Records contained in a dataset
==================================================

#ifdef B200RL_TC3_TIMING
    t_loop0 = clock64();
    t_mark = t_loop0;
#endif
    {
#pragma unroll 1
      for (int k = 0; k < cta_tiles; ++k) {
        const long long tile = slot + (long long)k * G;
        const uint32_t xo = (uint32_t)(k & 1) * T2_ACT;
        float d[32];
        wait(1, bars + 8 * (uint32_t)(k & 1), (uint32_t)((k >> 1) & 1));
        chain_mma<64, MN, 2>(d, op2_at(X_K, xo), W1T_M);
        act(d, scl[C3_U1], bias);
        if (k > 0) wait(1, bar_done(4), (uint32_t)((k - 1) & 1));
        store_pairs(S3_H1, d);
        wg_sync();
        stage_end(1);
        chain_mma<64, K, 4>(d, H1_K, W2_K);
        act(d, scl[C3_U2], bias + 64);
        store_pairs(S3_H2, d);
        wg_sync();
        stage_end(2);
        const int orow = r0 + 8 * q;
        const long long row = tile * T3_ROWS + orow;
        const bool owner = q < 2, valid = owner && row < p.n_rows;
        float* const s3p = acc + (ACC_DB3 + 16u * (uint32_t)((k + 2 * c) & 3)) * ACC_LANES + orow;
        float o[8];
        chain_mma<16, K, 4>(o, H2_K, W3_K);
        const float* li = reinterpret_cast<const float*>(sm + S3_LOSS + (uint32_t)(k & 1) * T3_LI_BYTES);
        float pf_act[15], pf_in = 0.f, pf_old = 0.f;
#pragma unroll
        for (int a = 0; a < 15; ++a) pf_act[a] = 0.f;
        if (valid) {
          if (c == 0) {
            if (p.dist == B200RL_DIST_GAUSSIAN) {
#pragma unroll
              for (int a = 0; a < 15; ++a)
                if (a < A_out) pf_act[a] = li[orow * A_out + a];
            } else {
              pf_act[0] = li[orow];
            }
            pf_old = li[T3_LI_OLD + orow];
          }
          pf_in = li[T3_LI_IN + orow];
        }
        float out[16];
#pragma unroll
        for (int j = 0; j < 2; ++j)
#pragma unroll
          for (int qq = 0; qq < 4; ++qq)
#pragma unroll
            for (int e = 0; e < 2; ++e) {
              const float v0 = __shfl_sync(0xffffffffu, o[4 * j + e], (lane & ~3) | qq);
              const float v1 = __shfl_sync(0xffffffffu, o[4 * j + 2 + e], (lane & ~3) | qq);
              out[8 * j + 2 * qq + e] = q == 0 ? v0 : v1;
            }
        float x0[8], x1[8];
#pragma unroll
        for (int j = 0; j < 8; ++j) x0[j] = x1[j] = 0.f;
        if (owner) {
          const float u3 = scl[C3_U3], sG = scl[C3_G];
          if (c == 0) {
            float dout[16];
#pragma unroll
            for (int a = 0; a < 16; ++a) {
              out[a] = fmaf(out[a], u3, bias[128 + a]);
              dout[a] = 0.f;
            }
            if (valid) {
              float lp, ent, dlp[16];
#pragma unroll
              for (int a = 0; a < 16; ++a) dlp[a] = 0.f;
              if (p.dist == B200RL_DIST_GAUSSIAN)
                gaussian_logp<15>(pf_act, out, s_dist + 16, VarRecip{s_dist + 48, s_dist + 32}, A_out, lp, ent, dlp);
              else
                categorical_logp<15>(out, (int)pf_act[0], A_out, lp, ent, dlp);
              const float adv = (pf_in - s_adv[0]) * s_adv[1];
              float coef;
              const float term = policy_loss(B200RL_LOSS_PPO_CLIP, lp, pf_old, adv, p.inv_n, p.clip_lo, p.clip_hi, coef);
#pragma unroll
              for (int a = 0; a < 15; ++a) dout[a] = coef * dlp[a];
              add_policy_row_sums(sc, term, lp, ent, pf_old, true);
            }
#pragma unroll
            for (int a = 0; a < 15; ++a) s3p[a * ACC_LANES] = (k >= 4 ? s3p[a * ACC_LANES] : 0.f) + dout[a];
#pragma unroll
            for (int j = 0; j < 8; ++j) {
              x0[j] = dout[j] * sG;
              x1[j] = j < 7 ? dout[8 + j] * sG : 0.f;
            }
          } else {
            float s3 = k >= 4 ? s3p[15 * ACC_LANES] : 0.f;
            if (valid) {
              float dout;
              sc[0] += (double)value_mse(fmaf(out[0], u3, bias[128]), pf_in, p.inv_n, dout);
              s3 += dout;
              x0[0] = dout * sG;
            }
            s3p[15 * ACC_LANES] = s3;
          }
          if (out_of_range8(x0) || out_of_range8(x1)) bad = true;
        }
        if (owner) {
          uint4 h0, l0, h1, l1;
          split2h(x0[0], x0[1], h0.x, l0.x);
          split2h(x0[2], x0[3], h0.y, l0.y);
          split2h(x0[4], x0[5], h0.z, l0.z);
          split2h(x0[6], x0[7], h0.w, l0.w);
          split2h(x1[0], x1[1], h1.x, l1.x);
          split2h(x1[2], x1[3], h1.y, l1.y);
          split2h(x1[4], x1[5], h1.z, l1.z);
          split2h(x1[6], x1[7], h1.w, l1.w);
          uint8_t* rowp = sm + S3_DO + (uint32_t)orow * 128u;
          const uint32_t sw = (uint32_t)(orow & 7), c4 = 4u * (uint32_t)c;
          *reinterpret_cast<uint4*>(rowp + (((c4 + 0u) ^ sw) << 4)) = h0;
          *reinterpret_cast<uint4*>(rowp + (((c4 + 1u) ^ sw) << 4)) = h1;
          *reinterpret_cast<uint4*>(rowp + (((c4 + 2u) ^ sw) << 4)) = l0;
          *reinterpret_cast<uint4*>(rowp + (((c4 + 3u) ^ sw) << 4)) = l1;
        }
        deliver(3);
        stage_end(3);
        chain_mma<64, MN, 1>(d, DO_K, W3_M);
        dtanh(d, scl[C3_UH2] * hh, S3_H2);
        store_pairs(S3_DZ2, d);
        deliver(4);
        stage_end(4);
        chain_mma<64, MN, 4>(d, DZ2_K, W2_M);
        dtanh(d, scl[C3_UH1] * hh, S3_H1);
        if (k > 0) wait(5, bar_done(5), (uint32_t)((k - 1) & 1));
        store_pairs(S3_DZ1, d);
        deliver(5);
        stage_end(5);
      }
    }
#ifdef B200RL_TC3_TIMING
    t_loop_end = clock64();
    if ((tid & 127) == 0 && blockIdx.x == 0)
      for (int i = 0; i < 10; ++i) g_tc3_t[10 * wg + i] = tacc[10 * wg + i];
#endif
    if (c == 0 && q < 2)
      for (int k = 0; k < cta_tiles; ++k) rows_done += (slot + (long long)k * G) * T3_ROWS + r0 + 8 * q < p.n_rows;
  }

  asm volatile("bar.sync 7, %0;" ::"n"(T3_THREADS) : "memory");
  {
    const int qw = warp & 3, part = warp >> 2;
    const int r = 32 * qw + lane;
    float* dst_row = p.partials + ((size_t)slot * 2 + (qw >> 1)) * (size_t)(p.P[0] + p.P[1]);
    const int m = 32 * (qw & 1) + lane;
    float v[16], w[16];
    const Tc3Net& nn = p.net[c];
    float* dst = dst_row + (c == 0 ? 0 : p.P[0]);
    const float* scn = s_scale + 16 * c;
    const bool have = cta_tiles > 0;
    const uint32_t gcol = c * ACC_GRAD_NET;
#pragma unroll 1
    for (int jb = part; jb < 8; jb += 4) {
      const uint32_t pcol = gcol + (jb < 4 ? ACC_DW2 : (jb < 6 ? ACC_DW1 : (jb == 6 ? ACC_DW3 : ACC_DB2)));
      const int pn = jb < 6 ? 64 : (jb == 6 ? 32 : 16);
      const int col = jb < 4 ? 16 * jb : (jb < 6 ? 16 * (jb - 4) : 0);
      const int col2 = jb < 4 ? col : (jb < 6 ? col + 32 : (jb == 6 ? 16 : col));
      if (have) {
#pragma unroll
        for (int j = 0; j < 16; ++j) {
          v[j] = acc[grad_acc_off(pcol, pn, r, col) + grad_acc_off(0, pn, 0, j)];
          w[j] = acc[grad_acc_off(pcol, pn, r, col2) + grad_acc_off(0, pn, 0, j)];
        }
      } else {
#pragma unroll
        for (int j = 0; j < 16; ++j) v[j] = w[j] = 0.f;
      }
      if (jb < 4) {
        const float u = scn[C3_OW2];
        if (m < nn.h2)
#pragma unroll
          for (int j = 0; j < 16; ++j)
            if (16 * jb + j < nn.h1) dst[nn.w_off[1] + m * nn.h1 + 16 * jb + j] = v[j] * u;
      } else if (jb < 6) {
        const int c0 = 16 * (jb - 4);
        const float u = scn[C3_OW1];
        if (m < nn.h1) {
#pragma unroll
          for (int j = 0; j < 16; ++j)
            if (c0 + j < n_in)
              dst[nn.w_off[0] + m * n_in + c0 + j] = ((v[j] + w[j]) * u) * s_xs[32 + c0 + j];
          if (jb == 5) dst[nn.b_off[0] + m] = (v[15] + w[15]) * scn[C3_OB];
        }
      } else if (jb == 6) {
        const float u = scn[C3_OW3];
        if (m < nn.h2)
#pragma unroll
          for (int a = 0; a < 15; ++a)
            if (a < nn.n_out) dst[nn.w_off[2] + a * nn.h2 + m] = (v[a] + w[a]) * u;
      } else {
        if (m < nn.h2) dst[nn.b_off[1] + m] = v[15] * scn[C3_OB];
      }
    }
  }
  float* e_db3 = reinterpret_cast<float*>(sm + S3_XB + S3_END_DB3);
  double* e_sc = reinterpret_cast<double*>(sm + S3_XB + S3_END_SC);
  {
    const int m = warp >> 2, rr = 32 * (warp & 3) + lane;
#pragma unroll
    for (int a = 0; a < 16; ++a) {
      const int cn = a == 15 ? 1 : 0;
      const bool have = cn == c && ((m - 2 * cn) & 3) < cta_tiles;
      float t = have ? acc[(ACC_DB3 + 16 * m + a) * ACC_LANES + rr] : 0.f;
#pragma unroll
      for (int o2 = 16; o2 > 0; o2 >>= 1) t += __shfl_xor_sync(0xffffffffu, t, o2);
      if (lane == 0) e_db3[warp * 16 + a] = t;
    }
  }
#pragma unroll
  for (int kk = 0; kk < 5; ++kk) {
    const double t = warp_sum(sc[kk]);
    if (lane == 0) e_sc[warp * 8 + kk] = t;
  }
  {
    const double t = warp_sum((double)rows_done);
    if (lane == 0) e_sc[warp * 8 + 5] = t;
  }
  __syncthreads();
  const size_t Ptot = (size_t)(p.P[0] + p.P[1]);
  if (tid < 16) {
    const int cn = tid == 15 ? 1 : 0, a = tid == 15 ? 0 : tid;
    if (cn == c && a < p.net[cn].n_out) {
      float t = 0.f;
      for (int w = 0; w < T3_WARPS; ++w) t += e_db3[w * 16 + tid];
      const size_t off = (cn == 0 ? 0 : (size_t)p.P[0]) + p.net[cn].b_off[2] + a;
      p.partials[((size_t)slot * 2) * Ptot + off] = t;
      p.partials[((size_t)slot * 2 + 1) * Ptot + off] = 0.f;
    }
  }
  const bool other_runs = c == 0 ? run_v : run_p;
  if (tid >= 32 && tid < 32 + 2 * B200RL_N_SCALARS && ((tid - 32) / B200RL_N_SCALARS == c || !other_runs)) {
    const int s = tid - 32;
    double t = 0.0;
    if (s / B200RL_N_SCALARS == c) {
      if (s < 6) {
        for (int w = 0; w < T3_CHAIN_WARPS; ++w) t += e_sc[w * 8 + s];
      } else if (s == 8) {
        for (int w = 0; w < T3_CHAIN_WARPS; ++w) t += e_sc[w * 8 + 0];
      }
    }
    p.scalar_partials[((size_t)slot * 2) * (2 * B200RL_N_SCALARS) + s] = t;
    p.scalar_partials[((size_t)slot * 2 + 1) * (2 * B200RL_N_SCALARS) + s] = 0.0;
  }
  if (bad) *s_bad = 1;
#ifdef B200RL_TC3_TIMING
  if (tid == 0 && blockIdx.x == 0) {
    g_tc3_t[53] = (unsigned long long)(t_loop0 - t_kernel0);
    g_tc3_t[54] = (unsigned long long)(t_loop_end - t_loop0);
    g_tc3_t[55] = (unsigned long long)(clock64() - t_loop_end);
  }
#endif

  __syncthreads();
  if (tid == 0 && *s_bad != 0) *p.status = 1.0f;
}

==================================================

## Problem to work on:
The expected answer is every line in the data above that carries the string "bias".

## Result below:
        act(d, scl[C3_U1], bias);
        act(d, scl[C3_U2], bias + 64);
              out[a] = fmaf(out[a], u3, bias[128 + a]);
              sc[0] += (double)value_mse(fmaf(out[0], u3, bias[128]), pf_in, p.inv_n, dout);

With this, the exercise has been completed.